Search code examples
apache-sparkspark-structured-streaming

spark streaming understanding timeout setup in mapGroupsWithState


I am trying very hard to understand the timeout setup when using the mapGroupsWithState for spark structured streaming.

below link has very detailed specification, but I am not sure i understood it properly, especially the GroupState.setTimeoutTimeStamp() option. Meaning when setting up the state expiry to be sort of related to the event time. https://spark.apache.org/docs/3.0.0-preview/api/scala/org/apache/spark/sql/streaming/GroupState.html

I copied them out here:

With EventTimeTimeout, the user also has to specify the the the event time watermark in the query using Dataset.withWatermark(). 

With this setting, data that is older than the watermark are filtered out. 
The timeout can be set for a group by setting a timeout timestamp usingGroupState.setTimeoutTimestamp(), and the timeout would occur when the watermark advances beyond the set timestamp. 

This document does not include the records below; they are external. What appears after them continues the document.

static int sr_mlp_volume_sweep_reserved(const float* cur, const float* invK_cur, const float* planes, int64_t ps_b,
                                        int64_t ps_d, int64_t ps_y, int64_t ps_x, float leaky_slope, int B, int K,
                                        int C, int h, int w, int D, float* out_cv, int64_t cv_sb, int64_t cv_sd,
                                        int64_t cv_sp, float* out_lowest, uint8_t* out_mask, int reserve_cus,
                                        void* workspace, size_t workspace_bytes, void* stream_) {
  if (B < 0 || K <= 0 || C <= 0 || h <= 0 || w <= 0 || D <= 0) return SR_ERR_INVALID_ARGUMENT;
  if (B == 0) return SR_OK;
  if (!cur || !invK_cur || !planes || !out_cv || !workspace) return SR_ERR_INVALID_ARGUMENT;
  if (C != 16) return SR_ERR_UNSUPPORTED;
  if (!(leaky_slope > 0.0f && leaky_slope < 1.0f)) return SR_ERR_UNSUPPORTED;
  if (workspace_bytes < sr_mlp_volume_workspace_bytes(B, K, C, h, w, SR_HID)) return SR_ERR_WORKSPACE_TOO_SMALL;
  hipStream_t stream = (hipStream_t)stream_;
  const int N = h * w;

  SrMlpParams p;
  p.cur = cur; p.src_nhwc = sr_ws_src_nhwc(workspace, B, K); p.invK = invK_cur; p.geom = sr_ws_geom(workspace);
  p.packed = sr_ws_packed(workspace, B, K, C, h, w);
  p.planes = {planes, ps_b, ps_d, ps_y, ps_x};
  p.out = {out_cv, cv_sb, cv_sd, cv_sp, out_lowest, out_mask};
  p.B = B; p.K = K; p.h = h; p.w = w; p.D = D;
  int th, tw;
  if (sr_mlp_volume_tile_shape(h, w, &th, &tw)) return SR_ERR_INVALID_ARGUMENT;
  p.th_log2 = __builtin_ctz(th); p.tw_log2 = __builtin_ctz(tw);
  p.tiles_x = th == 1 ? 0 : (w + tw - 1) / tw;
  p.tiles = th == 1 ? (N + 63) / 64 : p.tiles_x * ((h + th - 1) / th);
  p.inv_w = (float)(1.0 / (double)w);
  p.inv_h = (float)(1.0 / (double)h);
  p.slope = leaky_slope;

  int cus = sr_device_cus();
  if (reserve_cus > 0 && cus - reserve_cus >= 8) cus -= reserve_cus;
  const long waves = 4L * cus;
  double best_cost = 1e30;
  int best = 1;
  for (int c = SR_PLANE_CHUNK; c >= 1; c >>= 1) {
    const long units = (long)B * p.tiles * ((D + c - 1) / c);
    const long rounds = (units + waves - 1) / waves;
    const double cost = (double)rounds * (c * 1192.0 + 168.0);
    if (cost < best_cost) { best_cost = cost; best = c; }
  }
  p.chunk = best;
  p.chunks = (D + best - 1) / best;
  p.vec_store = (cv_sd == 1) && (p.chunk % 4 == 0) && sr_rows_aligned(out_cv, cv_sb, cv_sp, 15, 4);
  const long nunits = (long)B * p.tiles * p.chunks;
  const int blocks = (int)((nunits + 3) / 4 < cus ? (nunits + 3) / 4 : cus);
  const size_t w3_bytes = SR_LDS_W3_FLOATS * sizeof(float);
  const size_t w1_bytes = (size_t)sr_mlp_steps_var(K) * 1024;
  const size_t w2_bytes = (size_t)SR_MLP_STEPS2 * 1024;
  const size_t lds_max = 160 * 1024;
  const int split = sr_mlp_split_mode();
  if (split < 0) return SR_ERR_INVALID_ARGUMENT;
  if (split) {
    const size_t bytes = ((size_t)SR_SPL_TAB + SR_SPL_W2_WORDS + (size_t)K * SR_SPL_VIEW_WORDS) * 4;
    if (bytes > lds_max) return SR_ERR_UNSUPPORTED;
    const void* fn = split == 1 ? (const void*)sr_mlp_volume_split_kernel<1> : (const void*)sr_mlp_volume_split_kernel<2>;
    if (hipError_t e = sr_allow_lds(fn, bytes)) return sr_hip_rc(e);
    if (split == 1) hipLaunchKernelGGL((sr_mlp_volume_split_kernel<1>), dim3(blocks), dim3(256), bytes, stream, p);
    else hipLaunchKernelGGL((sr_mlp_volume_split_kernel<2>), dim3(blocks), dim3(256), bytes, stream, p);
    int rc = sr_hip_rc(hipGetLastError());
    if (rc) return rc;
    if (out_lowest) rc = sr_launch_argmax_planes(out_cv, cv_sb, cv_sd, cv_sp, p.planes, B, h, w, D, out_lowest, stream);
    return rc;
  }
#define SR_MLP_LAUNCH(L1, L2, BYTES)                                                                              \
  {                                                                                                               \
           \
    if (hipError_t e = sr_allow_lds((const void*)sr_mlp_volume_kernel<L1, L2>, (BYTES))) return sr_hip_rc(e);     \
    hipLaunchKernelGGL((sr_mlp_volume_kernel<L1, L2>), dim3(blocks), dim3(256), (BYTES), stream, p);              \
  }
  if (w1_bytes + w2_bytes + w3_bytes <= lds_max) SR_MLP_LAUNCH(true, true, w1_bytes + w2_bytes + w3_bytes)
  else if (w1_bytes + w3_bytes <= lds_max) SR_MLP_LAUNCH(true, false, w1_bytes + w3_bytes)
  else SR_MLP_LAUNCH(false, true, w2_bytes + w3_bytes + 4 * SR_PLANE_CHUNK * 64 * sizeof(float))
#undef SR_MLP_LAUNCH
  int rc = sr_hip_rc(hipGetLastError());
  if (rc) return rc;
  if (out_lowest) rc = sr_launch_argmax_planes(out_cv, cv_sb, cv_sd, cv_sp, p.planes, B, h, w, D, out_lowest, stream);
  return rc;
}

You can control the timeout delay by two parameters - watermark delay and an additional duration beyond the timestamp in the event (which is guaranteed to be newer than watermark due to the filtering). 

Guarantees provided by this timeout are as follows:
Timeout will never be occur before watermark has exceeded the set timeout.
Similar to processing time timeouts, there is a no strict upper bound on the delay when the timeout actually occurs. The watermark can advance only when there is data in the stream, and the event time of the data has actually advanced.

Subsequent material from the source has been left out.